Imagine a small cube-shaped robot rolling along a crowded sidewalk, weaving between patio tables, cyclists, utility poles, and pedestrians carrying groceries or pushing strollers. Soon, scenes like this may become part of everyday life in Vancouver.
City council recently approved a six-month pilot program allowing autonomous delivery robots to operate in parts of Kitsilano and downtown this fall. Supporters describe the machines as innovative, efficient, and environmentally friendly. Critics warn about accessibility, safety, and labour impacts.
But beneath the debate over food delivery lies a larger urban question. This is not really a story about robots. It is a story about sidewalks.
For most of modern urban history, sidewalks have been understood as civic infrastructure — spaces for walking, gathering, accessibility, protest, and public life. They were never transportation corridors. They were among the few parts of the city designed primarily around people rather than machines.
Yet sidewalks have never been neutral. In wealthier neighbourhoods, they are wider, greener, and better maintained. In poorer or historically marginalized areas, they are more likely to be cracked, obstructed, or missing altogether. Decisions about maintenance, curb ramps, and pedestrian safety reveal whose movement cities prioritize — and whose they do not.
Over the past two decades, sidewalks have quietly begun changing. Cafe patios expanded into pedestrian space. Ride-hailing transformed curb behaviour. E-scooters, bike-share stations, and mounting delivery demands increasingly pushed sidewalks away from being places people gather and toward being routes where goods travel. Delivery robots are simply the latest step in that shift.
The language surrounding the pilot program reveals something important. Proponents describe the robots as a “last-mile delivery” solution — a phrase borrowed not from urban planning, but from logistics and supply-chain management. That distinction matters. When city space is described in the language of shipping and efficiency, sidewalks gradually stop being places where public life happens and start being just another part of the delivery network.
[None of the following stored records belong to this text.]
template <int CS, bool IS2D, bool GCUBE>
__global__ __launch_bounds__(PH_THREADS) __attribute__((amdgpu_waves_per_eu(5, 5))) void ph_sample(Vol V, Tab T, TabX X, PhState P, int np, int ni, int it_arg, int lp, int nslots)
{
    extern __shared__ unsigned char cube[];
    const int slot = blockIdx.x % nslots, tid = threadIdx.x, B = blockDim.x, S = T.nsig;
    if (slot >= P.cnt[lp]) return;
    const int tr = P.list[lp * P.cap + slot];
    const int *fl = P.flags + (i64)tr * FL_N;
    if (fl[FL_PAUSE]) return;
    const int it = it_arg >= 0 ? it_arg : fl[FL_IT];
    const float *cur = P.part + (i64)tr * 2 * np * PSTRIDE + (it & 1) * np * PSTRIDE;
    const float *xc_pen = P.xcs + (i64)tr * 16 + ((it & 1) ^ 1) * 8;
    Box Bx;
    Bx.lds = (lds_cu8 *)cube;
    Bx.ox = fl[FL_OX]; Bx.oy = fl[FL_OY]; Bx.oz = fl[FL_OZ];
    Bx.org = (unsigned)(Bx.oz * PH_PLANE + Bx.oy * PH_PITCH + Bx.ox);
#ifdef PNR_SMC_STAMPS
// ... 18 lines not shown
        const CubeRows R = {Bx.ox, Bx.oy, Bx.oz, fl[FL_Y0], fl[FL_Y1], fl[FL_Z0], fl[FL_Z1]};
        stage_cube_rows(V, R, tid >> 6, B >> 6, tid & 63, (unsigned *)cube);
    }
    __syncthreads();
#ifdef PNR_SMC_STAMPS
    const unsigned long long st1 = __builtin_amdgcn_s_memtime();
#endif
    const int nch = __builtin_amdgcn_readfirstlane(fl[FL_NCH]);
    const int ngf = nch >> 6, rem = nch & 63, Rt = last_group_stride(rem);
    const int *uidx = P.uidx + (i64)tr * P.np_pad;
    const int fastword = __builtin_amdgcn_readfirstlane(fl[FL_FAST]);
    const int fastmask = fastword & 0xff;
    const int volmask = (fastword >> 8) & 0xff;
    constexpr int ROWS = 5;
    const int parts = rem > 0 ? 64 / rem : 1;
    int nchsum = 0, npksum = 0;
    for (int s = 0; s < S; s++) {
        const int nv_s = __builtin_amdgcn_readfirstlane(X.grid[s].nv), nu_s = __builtin_amdgcn_readfirstlane(X.grid[s].nu);
        nchsum += nv_s * ((nu_s + ROWS - 1) / ROWS);
        npksum += nv_s * (((nu_s + parts - 1) / parts + ROWS - 1) / ROWS);
    }
    const int nfull = nchsum * ngf, nitems = nfull + (rem > 0 ? npksum : 0);
    float *const tbase = P.stash + (i64)(P.stash_base + slot) * P.trace_floats;
    const int lane = tid & 63;
    (void)ni;
    for (;;) {
        int item = 0;
        if (lane == 0) item = atomicAdd(&P.ctr[tr], 1);
        item = __builtin_amdgcn_readfirstlane(item);
        if (item >= nitems) break;
#ifdef PNR_SMC_STAMPS
        st_items++;
#endif
        const bool packed = item >= nfull;
        int sI = S - 1, r = packed ? item - nfull : item;
        while (sI > 0) {
            const int nv_s = __builtin_amdgcn_readfirstlane(X.grid[sI].nv), nu_s = __builtin_amdgcn_readfirstlane(X.grid[sI].nu);
            const int c = packed ? nv_s * (((nu_s + parts - 1) / parts + ROWS - 1) / ROWS) : nv_s * ((nu_s + ROWS - 1) / ROWS) * ngf;
            if (r < c) break;
            r -= c;
            sI--;
        }
        const Grid gr = X.grid[sI];
        const int nv = __builtin_amdgcn_readfirstlane(gr.nv), nu = __builtin_amdgcn_readfirstlane(gr.nu);
        const int nw = __builtin_amdgcn_readfirstlane(gr.nw), goff = __builtin_amdgcn_readfirstlane(gr.off);
        const int Ms = nv * nu * nw;
        const float *ax = X.axes + __builtin_amdgcn_readfirstlane(X.axes_off[sI]);
        float *const sbase = tbase + (i64)goff * P.W;
        const int nch_rows = packed ? ((nu + parts - 1) / parts + ROWS - 1) / ROWS : (nu + ROWS - 1) / ROWS;
        const int per = packed ? nch_rows : nch_rows * ngf;
        const int iv = r / per, r2 = r - iv * per;
        if (!packed) {
            const int ch = r2 / ngf, g = r2 - ch * ngf;
// ... 39 lines not shown
    }
#ifdef PNR_SMC_STAMPS
    if (tid == 0) {
        const unsigned long long st2 = __builtin_amdgcn_s_memtime();
        atomicAdd(&g_ph_stamps[0], st1 - st0);
        atomicAdd(&g_ph_stamps[4], st0b - st0);
        atomicAdd(&g_ph_stamps[1], st2 - st1);
        atomicAdd(&g_ph_stamps[2], 1ull);
        atomicAdd(&g_ph_stamps[3], st_items);
    }
#endif
}

constexpr int PH_CH = 32;
template <bool DEEP>
__global__ __launch_bounds__(64) void ph_sums(Tab T, TabX X, PhState P, int np, int np_pad, int ni, int it_arg, int lp, int ng_max)
{
    const int S = T.nsig, lane = threadIdx.x;
    const int slot = blockIdx.x / (S * ng_max);
    if (slot >= P.cnt[lp]) return;
    const int tr = P.list[lp * P.cap + slot];
    const int *fl = P.flags + (i64)tr * FL_N;
    if (fl[FL_PAUSE]) return;
    const int r = blockIdx.x - slot * (S * ng_max);
    const int sI = r / ng_max, g = r - sI * ng_max;
    const int nch = fl[FL_NCH], ngf = nch >> 6, rem = nch & 63;
    if (g > ngf || (g == ngf && rem == 0)) return;
    (void)np; (void)ni; (void)it_arg;
    const Grid gr = X.grid[sI];
    const int M = gr.nv * gr.nu * gr.nw;
    const float *sbase = P.stash + (i64)(P.stash_base + slot) * P.trace_floats + (i64)gr.off * P.W;
    const float *wd = X.wd + gr.off;
    float cv;
    bool valid = true;
#ifdef PNR_SMC_STAMPS
    const unsigned long long sst0 = __builtin_amdgcn_s_memtime();
    unsigned long long sst1 = sst0;
#endif
    if (g < ngf) {
#ifdef PNR_SMC_STAMPS
        if constexpr (DEEP) cv = zncc_from_stash_deep<64>(sbase + (i64)g * M * 64 + lane, M, wd, T.corrc[sI], &sst1);
        else cv = zncc_from_stash<64, PH_CH>(sbase + (i64)g * M * 64 + lane, M, wd, T.corrc[sI], &sst1);
#else
        if constexpr (DEEP) cv = zncc_from_stash_deep<64>(sbase + (i64)g * M * 64 + lane, M, wd, T.corrc[sI]);
        else cv = zncc_from_stash<64, PH_CH>(sbase + (i64)g * M * 64 + lane, M, wd, T.corrc[sI]);
#endif
    } else {
        valid = lane < rem;
        const int j = valid ? lane : rem - 1;
        const float *col = sbase + (i64)ngf * M * 64 + j;
        if constexpr (DEEP) {
            switch (last_group_stride(rem)) {
            case 16: cv = zncc_from_stash_deep<16>(col, M, wd, T.corrc[sI]); break;
            case 32: cv = zncc_from_stash_deep<32>(col, M, wd, T.corrc[sI]); break;
// ... 445 lines not shown
    if (h->st_den) (void)hipStreamDestroy(h->st_den);
    if (h->ev_start) (void)hipEventDestroy(h->ev_start);
    for (hipEvent_t &e : h->ev_state) if (e) (void)hipEventDestroy(e);
    for (hipEvent_t &e : h->ev_adm) if (e) (void)hipEventDestroy(e);
    for (hipEvent_t &e : h->ev_ctl) if (e) (void)hipEventDestroy(e);
    for (hipEvent_t &e : h->ev_den) if (e) (void)hipEventDestroy(e);
    delete h;
}

static bool sums_deep(const pnr_ctx *c, int active, int ngroups)
{
    if (c->opt.sums_deep >= 0) return c->opt.sums_deep != 0;
    return ngroups <= 1 || active <= c->opt.sums_deep_max;
}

This shift is not simply about technology. It is about economics. Delivery robots are emerging within a system that rewards speed, lower labour costs, and frictionless shopping. The issue is not merely that new technologies exist, but that cities increasingly bend themselves to fit the demands those systems create.
One of the most striking things about the robot debate is how unthreatening the machines initially appear. They are small, electric, and framed as greener alternatives to delivery vans. Their supporters are not entirely wrong. But new technologies rarely stay contained — they gradually reshape how cities behave, what gets prioritized, and what gets built.
The robots proposed for Vancouver may prove useful, limited, or short-lived. But they are a signal of something larger already happening across North American cities: public space being gradually reshaped around the needs of delivery, efficiency, and online commerce. As the pilot program moves forward, it is worth asking not just whether robots can share the sidewalk, but what kind of city we are designing — and for whom.